Norovirus Outbreak Hits Pyeongchang Olympic Staff

slopestyle training olympics
An athlete in action during Slopestyle training ahead of the PyeongChang 2018 Winter Olympic Games at Phoenix Park on February 8, 2018. Clive Mason/Getty Images

The Winter Olympics in South Korea are set to officially open on Friday, despite a highly contagious virus spreading throughout the event's staff.
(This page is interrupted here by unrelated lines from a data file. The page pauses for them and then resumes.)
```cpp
epp_status epp::plan_batch_launch(const epp_world* world, int32_t can_pass_gate, const double lo[3], const double hi[3],
                                  const PlanBatchLayout& L, void* dev, void* host, uint32_t seq, void* stream) {
    if (!world || !dev || !host || L.S < 1 || L.S > 64 || L.ns < 1 || (L.k != 4 && L.k != 8 && L.k != 16) ||
        ((int64_t)L.S << L.ns_log) >= (1ll << 31) || (reinterpret_cast<uintptr_t>(dev) & 255) ||
        (reinterpret_cast<uintptr_t>(host) & 255)) {
        set_error("plan_batch_launch: invalid argument");
        return EPP_ERR_INVALID_ARGUMENT;
    }
    char* d = static_cast<char*>(dev);
    char* h = static_cast<char*>(host);
    hipStream_t s = static_cast<hipStream_t>(stream);
    const KnnLayout kl = knn_layout((int)(L.ns + 2));
    PlanBatchDev P{};
    P.seg = reinterpret_cast<const PlanSeg*>(d + L.o_seg);
    P.S = L.S;
    P.k = L.k;
    P.ns_log = L.ns_log;
    P.nbc = L.nbc;
    P.cap_total = L.cap_total;
    P.nctr = L.nctr;
    P.ns = L.ns;
    P.NS = L.NS;
    for (int i = 0; i < 3; ++i) {
        P.lo[i] = lo[i];
        P.hi[i] = hi[i];
    }
    P.xyz = reinterpret_cast<double*>(d + L.o_xyz);
    P.valid = reinterpret_cast<uint8_t*>(d + L.o_valid);
    P.nodes = reinterpret_cast<double*>(d + L.o_nodes);
    P.cstat = reinterpret_cast<unsigned long long*>(d + L.o_cstat);
    P.ctr = reinterpret_cast<unsigned long long*>(d + L.o_ctr);
    P.kws = d + L.o_kws;
    P.kws_stride = L.kws_stride;
    P.l_cell = kl.cell;
    P.l_sidx = kl.sidx;
    P.l_sxyz = kl.sxyz;
    P.l_cnt = kl.cnt;
    P.l_start = kl.start;
    P.l_fill = kl.fill;
    P.l_stat = kl.stat;
    P.l_cap = kl.cap;
    P.nclr = (int)((kl.start - kl.cnt) / sizeof(int));
    P.query = reinterpret_cast<int32_t*>(d + L.o_query);
    P.ids32 = reinterpret_cast<int32_t*>(d + L.o_ids32);
    P.rows32 = reinterpret_cast<int32_t*>(d + L.o_rows32);
    P.rows16 = reinterpret_cast<uint16_t*>(d + L.o_rows16);
    P.mark = reinterpret_cast<uint8_t*>(d + L.o_mark);
    P.nstat = reinterpret_cast<unsigned long long*>(d + L.o_nstat);
    P.map = reinterpret_cast<int32_t*>(d + L.o_map);
    P.need = reinterpret_cast<double*>(d + L.o_need);
    const unsigned S = (unsigned)L.S;
    const bool R = L.cap_total > 0;
    P.seg_h = nullptr;
    if (L.S <= kPbSegSmall) {
        P.seg_h = reinterpret_cast<const PlanSeg*>(h + L.h_seg);
        for (int p = 0; p < L.S; ++p) {
            P.seeds[p] = P.seg_h[p].seed;
            P.caps[p] = P.seg_h[p].cap;
        }
    } else {
        if (hipMemcpyAsync(d + L.o_seg, h + L.h_seg, (size_t)L.S * sizeof(PlanSeg), hipMemcpyHostToDevice, s) !=
            hipSuccess)
            return last("plan_batch_launch");
    }
    const int64_t clr = std::max<int64_t>({L.ns, R ? L.NS >> 4 : 0, R ? (int64_t)P.nclr : 0, (int64_t)L.nbc, (int64_t)L.nctr});
    pb_mark(s, "begin");
    hipLaunchKernelGGL(k_pb_sample, dim3((unsigned)((clr + 255) / 256), S), dim3(256), 0, s, P);
    if (const epp_status st = epp_check_states(world, P.xyz, (int64_t)L.S * L.ns, can_pass_gate, P.valid, nullptr,
                                               nullptr, stream))
        return st;
    pb_mark(s, "states");
    hipLaunchKernelGGL(k_pb_compact, dim3((unsigned)L.nbc, S), dim3(kCompactThreads), 0, s, P, next_scan_tag());
    if (R) {
        const unsigned gn = (unsigned)((L.ns + 2 + 255) / 256);
        pb_mark(s, "compact_member");
        hipLaunchKernelGGL(k_pb_knn_scan, dim3((unsigned)kl.scan_blocks, S), dim3(kScanThreads), 0, s, P, next_scan_tag());
        hipLaunchKernelGGL(k_pb_knn_scatter, dim3(gn, S), dim3(256), 0, s, P);
        pb_mark(s, "scan_scatter");
        static const int rows_wg = [] {
            const char* e = std::getenv("EPP_PB_ROWS_WG");
            const int v = e && *e ? std::atoi(e) : 28;
            return std::max(1, std::min(64, v));
        }();
        const dim3 gr((unsigned)std::max(1, cu_count_planner() * rows_wg)), br(64);
        if (L.k == 4) hipLaunchKernelGGL(k_pb_rows<4>, gr, br, 0, s, P);
        else if (L.k == 8) hipLaunchKernelGGL(k_pb_rows<8>, gr, br, 0, s, P);
        else hipLaunchKernelGGL(k_pb_rows<16>, gr, br, 0, s, P);
        pb_mark(s, "rows");
        MotionMask marks;
        marks.mark = P.mark;
        marks.pkept = P.ctr + kPbPerSeg + kFKept * L.S;
        marks.pgoal = P.ctr + kPbPerSeg + kFGoal * L.S;
        marks.ns_log = L.ns_log;
        marks.nprob = L.S;
        if (const epp_status st = check_knn_motions_rows(
                world, P.nodes, P.rows32, P.ids32, reinterpret_cast<const int64_t*>(P.ctr + kPbRows), L.cap_total,
                L.k, can_pass_gate, reinterpret_cast<uint8_t*>(d + L.o_ev), P.rows16, -1, nullptr, stream, &marks))
            return st;
// ... 13 lines not shown
```

### efficient-path-planner_amd/csrc/planner.hip

```cpp
#include <hip/hip_runtime.h>

#include <algorithm>
#include <atomic>
#include <mutex>
#include <string>

#include "cached_ws.h"
#include "epp_internal.h"
#include "planner_common.h"

namespace epp {

namespace {
std::atomic<uint32_t> g_scan_tag{0};
}
uint32_t next_scan_tag() {
    uint32_t t;
    do t = (g_scan_tag.fetch_add(1, std::memory_order_relaxed) + 1u) & 0xffffffu;
    while (t == 0u);
    return t;
}

int cu_count_planner() {
    int dev = 0, cus = 256;
// ... 78 lines not shown
            if (b == nb - 1) *n_out = ex + total + add;
        }
    }
    __syncthreads();
    const long long ex = s_excl;
#pragma unroll
    for (int r = 0; r < kCompactRounds; ++r) {
        if (v[r]) {
            const int64_t i = i0 + r * kCompactThreads;
            const int64_t p = ex + before[r] +
                              (int64_t)__builtin_amdgcn_mbcnt_hi((uint32_t)(bal[r] >> 32),
                                                                 __builtin_amdgcn_mbcnt_lo((uint32_t)bal[r], 0u));
            out[3 * p] = xyz[3 * i];
            out[3 * p + 1] = xyz[3 * i + 1];
            out[3 * p + 2] = xyz[3 * i + 2];
        }
    }
}
__global__ __launch_bounds__(kCompactThreads) void k_compact(const double* __restrict__ xyz,
                                                             const uint8_t* __restrict__ valid, int64_t n,
                                                             unsigned long long* __restrict__ st, uint32_t tag,
                                                             double* __restrict__ out, int64_t* __restrict__ n_out) {
    compact_block(xyz, valid, n, st, tag, out, n_out, 0, blockIdx.x, gridDim.x);
}

__global__ void k_mask_edges(int32_t* __restrict__ nbr, const uint8_t* __restrict__ valid, int64_t m) {
    const int64_t e = (int64_t)blockIdx.x * blockDim.x + threadIdx.x;
    if (e < m && !valid[e]) nbr[e] = -1;
}

constexpr int kMaskThreads = 1024;
__global__ __launch_bounds__(kMaskThreads) void k_mask_edges_count(int32_t* __restrict__ nbr,
                                                                   const uint8_t* __restrict__ valid, int64_t m,
                                                                   int32_t target,
                                                                   unsigned long long* __restrict__ count,
                                                                   uint16_t* __restrict__ out16) {
    __shared__ uint32_t part[2][kMaskThreads / 64];
    uint32_t c = 0, ci = 0;
    for (int64_t e = (int64_t)blockIdx.x * kMaskThreads + threadIdx.x; e < m;
         e += (int64_t)gridDim.x * kMaskThreads) {
        const int32_t v = nbr[e];
        const bool ok = valid[e] != 0;
        if (!ok) nbr[e] = -1;
        const bool keep = ok && v >= 0;
        if (out16) out16[e] = keep ? (uint16_t)v : (uint16_t)0xFFFF;
        c += keep ? 1u : 0u;
// ... 173 lines not shown
    const int64_t blocks = std::min<int64_t>((m + kMaskThreads - 1) / kMaskThreads, 256);
    hipLaunchKernelGGL(k_mask_edges_count, dim3((unsigned)blocks), dim3(kMaskThreads), 0, s, nbr, valid, m, target,
                       reinterpret_cast<unsigned long long*>(count), out16);
    return last("epp_mask_edges_count");
}

extern "C" {

epp_status epp_knn_edges(const double* nodes, const int32_t* nbr, int32_t n, int32_t k, double* s1,
                         double* s2, void* stream) {
    if (n < 0 || k <= 0 || (n > 0 && (!nodes || !nbr || !s1 || !s2))) {
        set_error("epp_knn_edges: invalid argument");
        return EPP_ERR_INVALID_ARGUMENT;
    }
    const int64_t m = (int64_t)n * k;
    if (m == 0) return EPP_OK;
    hipLaunchKernelGGL(k_knn_edges, dim3((unsigned)((m + 255) / 256)), dim3(256), 0, (hipStream_t)stream, nodes,
                       nbr, m, k, s1, s2);
    return last("epp_knn_edges");
}

}

epp_status epp::reverse_csr(const int32_t* nbr, int32_t n, int32_t k, int32_t* cnt, int32_t* fill, int32_t* roff,
                            int32_t* radj, uint16_t* radj16, void* stream) {
    if (n <= 0 || k <= 0 || !nbr || !cnt || !fill || !roff || !radj) {
        set_error("reverse_csr: invalid argument");
        return EPP_ERR_INVALID_ARGUMENT;
    }
    hipStream_t s = static_cast<hipStream_t>(stream);
    const int64_t m = (int64_t)n * k;
    if (hipMemsetAsync(cnt, 0, (size_t)n * 4, s) != hipSuccess) return last("reverse_csr");
    hipLaunchKernelGGL(k_rev_count, dim3((unsigned)((m + 255) / 256)), dim3(256), 0, s, nbr, m, cnt);
    hipLaunchKernelGGL(k_rev_scan, dim3(1), dim3(1024), 0, s, cnt, n, roff, fill);
    hipLaunchKernelGGL(k_rev_fill, dim3((unsigned)((m + 255) / 256)), dim3(256), 0, s, nbr, m, k, fill, radj);
    hipLaunchKernelGGL(k_rev_sort, dim3((unsigned)((n + 255) / 256)), dim3(256), 0, s, roff, n, radj, radj16);
    return last("reverse_csr");
}
```

Before: 151.5 billion state validity checks/s.

## Fuse sampling, ellipse prefilter and collision check into the batch front kernel

The separate sample kernel, the generic state-check pass and the compaction kernel are replaced by a single front kernel. It generates samples in registers, rejects those outside the informed ellipse bound before classifying them, runs the OBB hit tests inline, and then compacts the survivors. This removes the xyz and valid buffers, their global memory traffic and two launches, and skips collision work for samples outside the ellipse. The trade-off is higher register pressure in the fused kernel. The fallback path now rebuilds the node table on demand through a new helper, which adds a host sync on that path.

```diff
diff --git a/efficient-path-planner_amd/csrc/epp_internal.h b/efficient-path-planner_amd/csrc/epp_internal.h
--- a/efficient-path-planner_amd/csrc/epp_internal.h
+++ b/efficient-path-planner_amd/csrc/epp_internal.h
@@ -66,7 +66,7 @@
 struct PlanBatchLayout {
     int32_t S = 0, k = 0, ns_log = 0, nbc = 0, cap_total = 0, nctr = 0;
     int64_t ns = 0, NS = 0, need_cap = 0;
-    size_t o_seg = 0, o_ctr = 0, o_xyz = 0, o_valid = 0, o_nodes = 0, o_cstat = 0, o_kws = 0, kws_stride = 0,
+    size_t o_seg = 0, o_ctr = 0, o_nodes = 0, o_cstat = 0, o_kws = 0, kws_stride = 0,
            o_query = 0, o_ids32 = 0, o_rows32 = 0, o_rows16 = 0, o_ev = 0, o_mark = 0, o_map = 0, o_nstat = 0,
            o_need = 0, dev_bytes = 0;
     size_t h_seg = 0, h_hdr = 0, h_slot = 0, h_rows = 0, h_need = 0, h_done = 0, host_bytes = 0;
@@ -75,7 +75,12 @@
 PlanBatchLayout plan_batch_layout(int32_t S, int64_t ns, int32_t k, PlanSeg* segs);
 void plan_batch_trace_print();
 epp_status plan_batch_launch(const epp_world* world, int32_t can_pass_gate, const double lo[3], const double hi[3],
-                             const PlanBatchLayout& L, void* dev, void* host, uint32_t seq, void* stream);
+                             const PlanBatchLayout& L, void* dev, void* host, uint32_t seq, void* stream,
+                             bool front_only = false);
+size_t node_table_ws_bytes(int64_t ns);
+epp_status node_table_build(const epp_world* world, uint64_t seed, const double lo[3], const double hi[3], int64_t ns,
+                            const double s[3], const double g[3], int32_t can_pass_gate, double* nodes,
+                            int64_t* n_out, void* ws, void* stream);
 }
 
 namespace epp {
diff --git a/efficient-path-planner_amd/csrc/host_plan_solve.cpp b/efficient-path-planner_amd/csrc/host_plan_solve.cpp
--- a/efficient-path-planner_amd/csrc/host_plan_solve.cpp
+++ b/efficient-path-planner_amd/csrc/host_plan_solve.cpp
@@ -90,10 +90,13 @@
         bool cold = true;
     };
     static size_t r256(size_t b) { return (b + 255) & ~size_t(255); }
-    static size_t area_dev_bytes(int64_t n, int k) {
+    static size_t area_build_bytes(int64_t nmax) {
+        return r256((size_t)nmax * 24) + r256(8) + r256(node_table_ws_bytes(std::max<int64_t>(1, nmax - 2)));
+    }
+    static size_t area_dev_bytes(int64_t n, int k, int64_t nmax) {
         const size_t m = (size_t)n * k;
-        return r256(16) + r256(m * 4) + r256(m * 2) + r256(m) + r256((size_t)epp_knn_workspace_size((int32_t)n)) +
-               3 * r256((size_t)(n + 1) * 4) + r256(m * 4) + r256(m * 2);
+        return area_build_bytes(nmax) + r256(16) + r256(m * 4) + r256(m * 2) + r256(m) +
+               r256((size_t)epp_knn_workspace_size((int32_t)n)) + 3 * r256((size_t)(n + 1) * 4) + r256(m * 4) + r256(m * 2);
     }
     static size_t area_pin_bytes(int64_t n, int k) {
         return r256(64) + r256((size_t)n * 24) + r256((size_t)n * k * 4) + r256((size_t)(n + 1) * 4) +
@@ -101,7 +104,7 @@
     }
     void ensure_areas(size_t W, int64_t n, int k) {
         if (areas_.size() < W) areas_.resize(W);
-        const size_t db = area_dev_bytes(n, k), pb = area_pin_bytes(n, k);
+        const size_t db = area_dev_bytes(n, k, n), pb = area_pin_bytes(n, k);
         for (size_t w = 0; w < W; ++w) {
             Area& a = areas_[w];
             if (!a.stream) check(epp_stream_create(&a.stream), "stream");
@@ -177,17 +180,40 @@
     };
     WholeTable(const PlanContext& c, BatchScratch::Area& a, ProblemOut& o) : c_(c), a_(a), o_(o) {}
 
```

About 1,200 members of the security staff have been quarantined due to a norovirus outbreak, NPR reported on Thursday. But that doesn't appear to have been enough to stop the outbreak; the New York Times reported on Friday morning that the number of cases had doubled in two days and was beginning to infect people in other departments, including the organizing committee and cafeteria workers. More than 128 people are now infected. To replace the security guards who have been quarantined, hundreds of members of the South Korean military have been sent to the Games, according to CNN.

That cafeteria workers are among those infected could be particularly concerning. Most of the norovirus outbreaks in the United States happen in places like restaurants where food is served, according to the Centers for Disease Control and Prevention's website; the virus is also responsible for most of the illnesses due to contaminated food seen in the U.S. each year.

Norovirus is "highly contagious," the CDC states. It's also highly unpleasant; symptoms include vomiting and diarrhea " many times a day," which can dehydrate people.

Other than drinking a lot of water, there's no real treatment for the virus. But thankfully, the symptoms don't last too long—most subside in a few days. However, the virus can stay in a person' for up to two weeks; people getting sick now should be completely recovered by the Olympic closing ceremonies on February 25.

skaters warmup olympics
General view as skaters warm-up during training ahead of the PyeongChang 2018 Winter Olympic Games at Gangneung Oval on February 8, 2018 in Pyeongchang-gun, South Korea. Harry How/Getty Images

Americans traveling to the Olympics should have seen a health care provider before leaving for the games to get any vaccines they might not have, according to the CDC's travel guidelines for the Games. But the agency knows some travelers are going to make bad (or perhaps just unhealthy) choices once they've arrived, too. "If you drink alcohol, do it in moderation. People are more likely to hurt themselves or other people, engage in risky sex, or get arrested when they have been drinking," the agency warned.

Due to bird flu, the CDC also recommends that people traveling to the Games avoid touching birds.